Paris Opéra Ballet

November 13, 2012

Palais Garnier
Paris, France

October 31–November 10, 2012

Performance reviewed: Nov. 2


Never before has the Paris Opéra Ballet invited one of its female artists to create a new work for the company on the main stage. So the production of Sous Apparence by the étoile Marie-Agnès Gillot caused quite a stir.


Having crafted some less ambitious pieces for a hip-hop group, a flashmob and members of the Paris Conservatoire, Gillot made her choreographic debut at the Garnier with a half-hour abstract work for 19 dancers, all of whom, men and women, performed in pointe shoes on a slick reflecting surface.


Dressed identically in fitted trousers with cords knotted around their bare or seemingly bare torsos, they shared and swapped gender roles, with the women sometimes carrying the men and the men turning and balancing unsupported on pointe. Interviewed for the program, Gillot spoke about her desire to “desexualize certain laws” of ballet in order to explore her classical heritage and its future development.


Whatever her intention, in the act of transforming her ambitious concept into reality she undercut the dancers’ elegant skill and left them looking dedicated but awkward. Feet parallel and knees bent, the men staggered around like beginners who were unsure of their balance and their ability to remain upright. Their pirouettes wobbled, their jumps scarcely left the floor.

 

 

Vincent Chaillet in Marie Agn
ès-Gillot’s Sous Apparence.

All photos by Julien Benhamou, courtesy Paris Opéra Ballet.

 

More at home in their shoes, the women turned their feet in and broke their poses into sharp angles, often slinging themselves around the men to be dragged away. Except in one striking unison ensemble built around yearning port de bras, they too sacrificed their hard-won grace to Gillot’s vapid dabbling in non-classical shapes.

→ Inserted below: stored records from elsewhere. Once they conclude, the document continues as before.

#define GAGG_ATOMIC(OPNAME, LOADT, ATOM)                                       \
  case VM_##OPNAME: { CASE_FENCE;                                              \
    const u32 ng = (u32)(I.imm >> 32) & 0x7FFFFFFFu, s = (u32)I.imm;           \
    const bool has_cnt = (I.imm >> 63) != 0;                                   \
    _Pragma("unroll") FOR_PAIRS {                                              \
      GAGG_PROLOGUE(LOADT)                                                     \
      if (m.x) { GAGG_APPLY(LOADT, sl.x, vv.x, ATOM) }                         \
      if (m.y) { GAGG_APPLY(LOADT, sl.y, vv.y, ATOM) }                         \
    }                                                                          \
  } break;

__device__ __noinline__ u32 lookback_rows_before(unsigned long long* status, int tile, u32 run, u64 tag, unsigned int* ctrl, unsigned int* error_flag, int lane) {
  unsigned long long* const mine = status + tile;
  if (lane == 0) __hip_atomic_store(mine, (1ull << 62) | tag | (u64)run, __ATOMIC_RELAXED, __HIP_MEMORY_SCOPE_AGENT);
  u32 excl = 0, spins = 0;
  for (int j0 = tile - 1; j0 >= 0;) {
    const int j = j0 - lane;
    u64 v = (2ull << 62) | tag;
    if (j >= 0) v = __hip_atomic_load(status + j, __ATOMIC_RELAXED, __HIP_MEMORY_SCOPE_AGENT);
    const bool ready = (v >> 62) != 0 && (v & (0x3FFFFFFFull << 32)) == tag;
    const u64 pending = __ballot(!ready), prefixes = __ballot(ready && (v >> 62) == 2);
    const u32 stop = prefixes ? (u32)__builtin_ctzll(prefixes) : 63u;
    const u64 need = stop >= 63u ? ~0ull : ((2ull << stop) - 1ull);
    if (pending & need) {
      __builtin_amdgcn_s_sleep(2);
      if (++spins > (1u << 22)) { if (lane == 0) { atomicExch(ctrl + 3, 1u); atomicExch(error_flag, 3u); } break; }
      continue;
    }
    u32 part = (u32)lane <= stop ? (u32)v : 0u;
    for (int o = 32; o > 0; o >>= 1) part += (u32)__shfl_xor((int)part, o);
    excl += part;
    if (prefixes) break;
    j0 -= 64;
  }
  if (lane == 0) __hip_atomic_store(mine, (2ull << 62) | tag | (u64)(excl + run), __ATOMIC_RELAXED, __HIP_MEMORY_SCOPE_AGENT);
  return excl;
}

__device__ __forceinline__ double vm_math1(u32 fn, double a) {
  switch (fn) {
    case VM_MATH_EXP: return exp(a);     case VM_MATH_LN: return log(a);       case VM_MATH_LOG10: return log10(a);
    case VM_MATH_LOG2: return log2(a);   case VM_MATH_SIN: return sin(a);      case VM_MATH_COS: return cos(a);
    case VM_MATH_TAN: return tan(a);     case VM_MATH_ASIN: return asin(a);    case VM_MATH_ACOS: return acos(a);
    case VM_MATH_ATAN: return atan(a);   case VM_MATH_SINH: return sinh(a);    case VM_MATH_COSH: return cosh(a);
    case VM_MATH_TANH: return tanh(a);   case VM_MATH_ASINH: return asinh(a);  case VM_MATH_ACOSH: return acosh(a);
    default: return atanh(a);
  }
}

#ifndef SSGPU_RTC_PART
template <int K, bool MATH>
__global__ __launch_bounds__(VM_WG_THREADS, VM_WAVES_PER_EU) void ssgpu_pipeline_kernel(const VmParams P) {
#ifdef SSGPU_RTC_STATIC_LDS
  __shared__ __attribute__((aligned(16))) char rtc_static_lds[SSGPU_RTC_STATIC_LDS];
  asm volatile("" ::"v"((u32)(size_t)(__attribute__((address_space(3))) char*)rtc_static_lds));
#endif
  const int t = threadIdx.x;
  const int lane = t & 63;
  const int wave = t >> 6;
  const int tile_rows = VM_TILE_UNIT * K;
  i64 vm_n_rows = P.n_rows; int vm_n_tiles = P.n_tiles;
  if (P.n_rows_dev) {
    const u64 have = *P.n_rows_dev;
    vm_n_rows = have < (u64)P.n_rows ? (i64)have : P.n_rows;
    vm_n_tiles = (int)((vm_n_rows + tile_rows - 1) / tile_rows);
  }
  const int vm_first_tile = ((P.flags & VM_FLAG_XCD_CHUNKS) && (gridDim.x & 7u) == 0u) ? (int)((blockIdx.x & 7u) * (gridDim.x >> 3) + (blockIdx.x >> 3)) : (int)blockIdx.x;
  const int n_my_tiles = vm_n_tiles > vm_first_tile ? (vm_n_tiles - vm_first_tile + (int)gridDim.x - 1) / (int)gridDim.x : 0;
  const int n_units = STAGED_COUNT(P) * K;

  for (u32 o = (u32)t * 8u; o < (u32)P.n_slots * VM_ACC_STRIDE; o += VM_COMPUTE_THREADS * 8u)
    *reinterpret_cast<u64*>(smem + P.acc_lds_off + o) = 0ull;
  typedef u64 u64xS __attribute__((ext_vector_type(VM_FAST_SLOTS)));
  typedef u32 u32xS __attribute__((ext_vector_type(VM_FAST_SLOTS)));
  u64xS F0, F1; u32xS FC;
#pragma unroll
  for (int s = 0; s < VM_FAST_SLOTS; ++s) { F0[s] = P.slot_init0[s]; F1[s] = P.slot_init1[s]; FC[s] = 0; }
  bool vm_nan_seen = false;
  for (u32 o = (u32)t * 8u; o < 2u * (u32)tile_rows; o += VM_COMPUTE_THREADS * 8u)
    *reinterpret_cast<u64*>(smem + P.const_lds_off + o) = o < (u32)tile_rows ? 0x0101010101010101ull : 0ull;

  typedef u32 u32x8 __attribute__((ext_vector_type(8)));
  typedef const __attribute__((address_space(4))) u32x8* ProgPtr;
  const ProgPtr prog0 = (ProgPtr)(P.prog);

  for (int pc = t; pc < P.n_instr; pc += VM_COMPUTE_THREADS) {
    const VmInstr J = P.prog[pc];
    const u32 w = J.imm_width;
    if (w) {
      u64 lo = J.imm;
      if (w == 4) lo = (lo & 0xFFFFFFFFull) * 0x100000001ull;
      else if (w == 1) lo = (lo & 0xFFull) * 0x0101010101010101ull;
      u64* e = reinterpret_cast<u64*>(smem + P.imm_pool_lds_off + (u32)pc * 16u);
      e[0] = lo; e[1] = lo;
    }
  }

  if (P.group.local_capacity) {
    const VmGroupTable& G = P.group;
    for (u32 e = (u32)t; e < G.local_capacity; e += VM_COMPUTE_THREADS)
      reinterpret_cast<u64*>(smem + G.local_keys_off)[e] = VM_KEY_EMPTY;
    for (u32 i = (u32)t; i < G.local_capacity * G.local_stride; i += VM_COMPUTE_THREADS) {
      reinterpret_cast<u64*>(smem + G.local_acc_off)[i] = G.acc_init[(i % G.local_stride) % G.n_gaggs];
      if (G.local_cnt_off != VM_NONE) reinterpret_cast<u32*>(smem + G.local_cnt_off)[i] = 0u;
    }
    if (t < 2) reinterpret_cast<u32*>(smem + P.scratch_lds_off + 128u)[t] = 0u;
  }
  if (P.part_n) {
    u32* h = reinterpret_cast<u32*>(smem + P.part_lds_off);
    for (u32 i = (u32)t; i < P.part_n; i += VM_COMPUTE_THREADS) h[i] = 0u;
  }
  PC_PROF(if (P.debug_pc) for (int i = t; i <= P.n_instr; i += VM_COMPUTE_THREADS) reinterpret_cast<u64*>(smem + P.debug_pc_lds_off)[i] = 0ull;)
  __syncthreads();

  u32x4 pf[VM_PF_UNITS];
#pragma unroll
  for (int u = 0; u < VM_PF_UNITS; ++u) pf[u] = u32x4{0u, 0u, 0u, 0u};
  const int n_pf = n_units < VM_PF_UNITS ? n_units : VM_PF_UNITS;
  {
    const i64 tb = (i64)vm_first_tile * tile_rows;
    if (n_my_tiles > 0 && tb + tile_rows <= vm_n_rows) {
#pragma unroll
      for (int u = 0; u < VM_PF_UNITS; ++u)
        if (u < n_pf) load_unit<K>(P, u, tb, t, pf[u]);
    }
  }

  u64 dbg_wait = 0;
  const u64 dbg_t0 = P.debug ? __builtin_amdgcn_s_memtime() : 0;
  const ProgPtr prog = prog0;
  for (int it = 0; it < n_my_tiles; ++it) {
    const int tile = vm_first_tile + it * (int)gridDim.x;
    const i64 tile_base = (i64)tile * tile_rows;
    const u32 tile_valid = (u32)((vm_n_rows - tile_base) < (i64)tile_rows ? (vm_n_rows - tile_base) : (i64)tile_rows);
    const u64 tw0 = (P.debug || P.debug_pc) ? __builtin_amdgcn_s_memtime() : 0;
    __builtin_amdgcn_s_setprio(VM_STAGE_PRIO);
    if (tile_valid == (u32)tile_rows) {
      int tc = t;
      asm volatile("" : "+v"(tc));
#pragma unroll
      for (int u = 0; u < VM_PF_UNITS; ++u)
        if (u < n_pf) commit_unit<K>(P, u, pf[u], tc);
      if (P.debug) dbg_wait += __builtin_amdgcn_s_memtime() - tw0;
      if (n_units > VM_PF_UNITS) stage_units_direct<K>(P, VM_PF_UNITS, n_units, tile_base, tile_valid, t);
    } else {
      stage_units_direct<K>(P, 0, n_units, tile_base, tile_valid, t);
    }
    {
      const i64 tb = tile_base + (i64)gridDim.x * tile_rows;
      if (it + 1 < n_my_tiles && tb + tile_rows <= vm_n_rows) {
        int tl = t;
        asm volatile("" : "+v"(tl));
#pragma unroll
        for (int u = 0; u < VM_PF_UNITS; ++u)
          if (u < n_pf) load_unit<K>(P, u, tb, tl, pf[u]);
      }
    }

    __builtin_amdgcn_s_setprio(0);
#ifdef SSGPU_RTC_NINSTR
#define VM_PC_LOOP _Pragma("unroll") for (int pc = 0; pc < SSGPU_RTC_NINSTR; ++pc)
#define VM_FETCH_NEXT(pc) u32x8{kRtcProg[pc][0], kRtcProg[pc][1], kRtcProg[pc][2], kRtcProg[pc][3], kRtcProg[pc][4], kRtcProg[pc][5], kRtcProg[pc][6], kRtcProg[pc][7]}
    (void)prog;
    u32x8 raw_next = VM_FETCH_NEXT(0);
#else
#define VM_PC_LOOP for (int pc = 0; pc < P.n_instr; ++pc)
#define VM_FETCH_NEXT(pc) prog[pc]
    u32x8 raw_next = prog[0];
#endif
    PC_PROF(u64 dbg_pc_last = 0;
    if (P.debug_pc) { dbg_pc_last = __builtin_amdgcn_s_memtime(); if (t == 0) reinterpret_cast<u64*>(smem + P.debug_pc_lds_off)[P.n_instr] += dbg_pc_last - tw0; })
#ifdef SSGPU_RTC_NINSTR
#include "rtc_steps.h"
#else
    VM_PC_LOOP {
#include "vm_body.inc"
    }
#endif
    PC_PROF(if (P.debug_pc && P.n_instr > 0 && t == 0) reinterpret_cast<u64*>(smem + P.debug_pc_lds_off)[P.n_instr - 1] += __builtin_amdgcn_s_memtime() - dbg_pc_last;)
  }

  if (vm_nan_seen && P.error_flag) atomicOr(P.error_flag, SSGPU_FLAG_NAN_IN_MINMAX);
  if (P.part_n && P.tile_counts) {
    __syncthreads();
    const u32* h = reinterpret_cast<const u32*>(smem + P.part_lds_off);
    for (u32 i = (u32)t; i < P.part_n; i += VM_COMPUTE_THREADS) P.tile_counts[(u64)i * gridDim.x + blockIdx.x] = h[i] < P.part_seg_cap ? h[i] : P.part_seg_cap;
  }
  if (P.group.local_capacity) {
    const VmGroupTable& G = P.group;
    __syncthreads();
    const u32 ng = G.n_gaggs;
    u32 occupied = 0;
    for (u32 e = (u32)t; e < G.local_capacity; e += VM_COMPUTE_THREADS) {
      const u64 key = reinterpret_cast<const u64*>(smem + G.local_keys_off)[e];
      if (key == VM_KEY_EMPTY) continue;
      ++occupied;
      const u32 gs = group_insert(G, key);
      if (gs == 0xFFFFFFFFu) continue;
      for (u32 s = 0; s < ng; ++s) {
        const u64 v = reinterpret_cast<const u64*>(smem + G.local_acc_off)[e * G.local_stride + s];
        u64* A = &G.acc[(u64)gs * ng + s];
        const u32 op = G.merge_op[s];
        if (op == VM_MERGE_ADD_U64) { if (v) atomicAdd(A, v); }
        else if (op == VM_MERGE_MIN_U64) atomicMin(A, v);
        else if (op == VM_MERGE_MAX_U64) atomicMax(A, v);
        else if (op == VM_MERGE_ADD_F64_HI) dd_atomic_add(reinterpret_cast<double*>(A), u2d(v));
        else unsafeAtomicAdd(reinterpret_cast<double*>(A), u2d(v));
        if (G.local_cnt_off != VM_NONE) {
          const u32 c = reinterpret_cast<const u32*>(smem + G.local_cnt_off)[e * G.local_stride + s];
          if (c) atomicAdd(&G.cnt[(u64)gs * ng + s], c);
        }
      }
    }
    u32* st = reinterpret_cast<u32*>(smem + P.scratch_lds_off + 128u);
    if (occupied) atomicAdd(&st[1], occupied);
    __syncthreads();
    if (t == 0) { if (st[0]) atomicAdd(&G.stats[0], st[0]); atomicMax(&G.stats[1], st[1]); }
  }

  PC_PROF(if (P.debug_pc && t == 0) for (int i = 0; i <= P.n_instr; ++i) atomicAdd(&P.debug_pc[i], reinterpret_cast<const u64*>(smem + P.debug_pc_lds_off)[i]);)
  if (P.debug && t == 0) {
    P.debug[blockIdx.x * 4 + 0] = __builtin_amdgcn_s_memtime() - dbg_t0;
    P.debug[blockIdx.x * 4 + 1] = dbg_wait;
    P.debug[blockIdx.x * 4 + 2] = (u64)n_my_tiles;
  }
#pragma unroll
  for (int s = 0; s < VM_FAST_SLOTS; ++s) {
    if (s < P.n_slots) {
      const int kind = P.slot_kind[s];
      const u64 cnt = wave_reduce_u64((u64)FC[s], [](u64 x, u64 y) { return x + y; });
      u64 v0 = 0, v1 = 0;
      switch (kind) {
        case SLOT_COUNT: v0 = cnt; break;
        case SLOT_SUM_INT: v0 = wave_reduce_u64(F0[s], [](u64 x, u64 y) { return x + y; }); break;
        case SLOT_MIN_U64: v0 = wave_reduce_u64(F0[s], [](u64 x, u64 y) { return x < y ? x : y; }); break;
        case SLOT_MAX_U64: v0 = wave_reduce_u64(F0[s], [](u64 x, u64 y) { return x > y ? x : y; }); break;
        case SLOT_MIN_F64: v0 = wave_reduce_u64(F0[s], [](u64 x, u64 y) { return u2d(y) < u2d(x) ? y : x; }); break;
        case SLOT_MAX_F64: v0 = wave_reduce_u64(F0[s], [](u64 x, u64 y) { return u2d(x) < u2d(y) ? y : x; }); break;
        case SLOT_SUM_DD: {
          DD d; d.hi = u2d(F0[s]); d.lo = u2d(F1[s]);
          d = wave_reduce_dd(d); v0 = d2u(d.hi); v1 = d2u(d.lo);
        } break;
        case SLOT_FIRST: case SLOT_LAST: {
          const bool first = kind == SLOT_FIRST;
          const u64 trow = first ? wave_reduce_u64(F1[s], [](u64 x, u64 y) { return x < y ? x : y; })
                                 : wave_reduce_u64(FC[s] ? F1[s] : 0ull, [](u64 x, u64 y) { return x > y ? x : y; });
          const u64 owner = __ballot(FC[s] != 0 && F1[s] == trow);
          const int src = owner ? __ffsll((long long)owner) - 1 : 0;
          v0 = readlane64(F0[s], src); v1 = trow;
        } break;
        default: break;
      }
      if (lane == 0) { VmAccRec* A = acc_rec(P, (u32)s, wave); A->v0 = v0; A->v1 = v1; A->cnt = cnt; A->pad = 0; }
    }
  }

  __syncthreads();
  for (int s = t; s < P.n_slots; s += VM_COMPUTE_THREADS)
    for (int w = 0; w < VM_WAVES; ++w)
      P.wg_partials[((size_t)blockIdx.x * P.n_slots + s) * VM_WAVES + w] = *acc_rec(P, (u32)s, w);
}
#endif

#ifndef __HIPCC_RTC__

__device__ __forceinline__ void combine_rec(int kind, VmAccRec& acc, const VmAccRec& r) {
  if (r.cnt == 0) return;
  switch (kind) {
    case SLOT_COUNT:
    case SLOT_SUM_INT: acc.v0 += r.v0; break;
    case SLOT_SUM_DD: {
      DD a; a.hi = u2d(acc.v0); a.lo = u2d(acc.v1);
      DD b; b.hi = u2d(r.v0); b.lo = u2d(r.v1);
      a = dd_add(a, b); acc.v0 = d2u(a.hi); acc.v1 = d2u(a.lo);
    } break;
    case SLOT_MIN_U64: acc.v0 = acc.cnt ? (r.v0 < acc.v0 ? r.v0 : acc.v0) : r.v0; break;
    case SLOT_MAX_U64: acc.v0 = acc.cnt ? (r.v0 > acc.v0 ? r.v0 : acc.v0) : r.v0; break;
    case SLOT_MIN_F64: acc.v0 = acc.cnt ? (u2d(r.v0) < u2d(acc.v0) ? r.v0 : acc.v0) : r.v0; break;
    case SLOT_MAX_F64: acc.v0 = acc.cnt ? (u2d(acc.v0) < u2d(r.v0) ? r.v0 : acc.v0) : r.v0; break;
    case SLOT_FIRST: if (!acc.cnt || r.v1 < acc.v1) { acc.v0 = r.v0; acc.v1 = r.v1; } break;
    case SLOT_LAST: if (!acc.cnt || r.v1 >= acc.v1) { acc.v0 = r.v0; acc.v1 = r.v1; } break;
  }
  acc.cnt += r.cnt;
}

In one sequence, dancer after dancer ended a quick run across the stage with a deliberate skid, front foot pointed, back foot slightly flexed. It could have been fun, for us as well as the performers. But their studied relaxation seemed cheerless, less a bravura display of controlled risk than a conceptual proposition.


When Merce Cunningham choreographed Un jour ou deux for this company in 1973, it lasted 90 minutes and constituted a complete program. Following Gillot’s piece, his one-hour revised version (1986) realized her goal more effectively than she did, fusing a contemporary sensibility to ballet as if they were made for each other.

 

 

Artists of Paris Opéra Ballet in Merce Cunningham’s
Un jour ou deux.

 

As usual, the movement, John Cage’s delicate percussive score, and Jasper Johns’ designs—two translucent scrims and pearly gray and white unitards—were created without reference to each other. Yet together they defined a serene atmosphere that displayed these magnificent dancers at their best, in full command of both the classical language and its modern, off-kilter reinvention.


Guided from childhood toward an assured, polished technique, as adults these artists can bend it to any purpose, which is precisely what Cunningham’s choreography demands. Their confidence functioned for us like a signpost, calmly directing our attention to each gesture’s intrinsic potential.


Curved backs straightened and then twisted like taffy, partners overlapped without touching, flurries of soundless beats exploded out of nowhere.


Every unexpected change of direction, balance, or dynamic led us to consider the infinite possibilities that can materialize in the blink of an eye.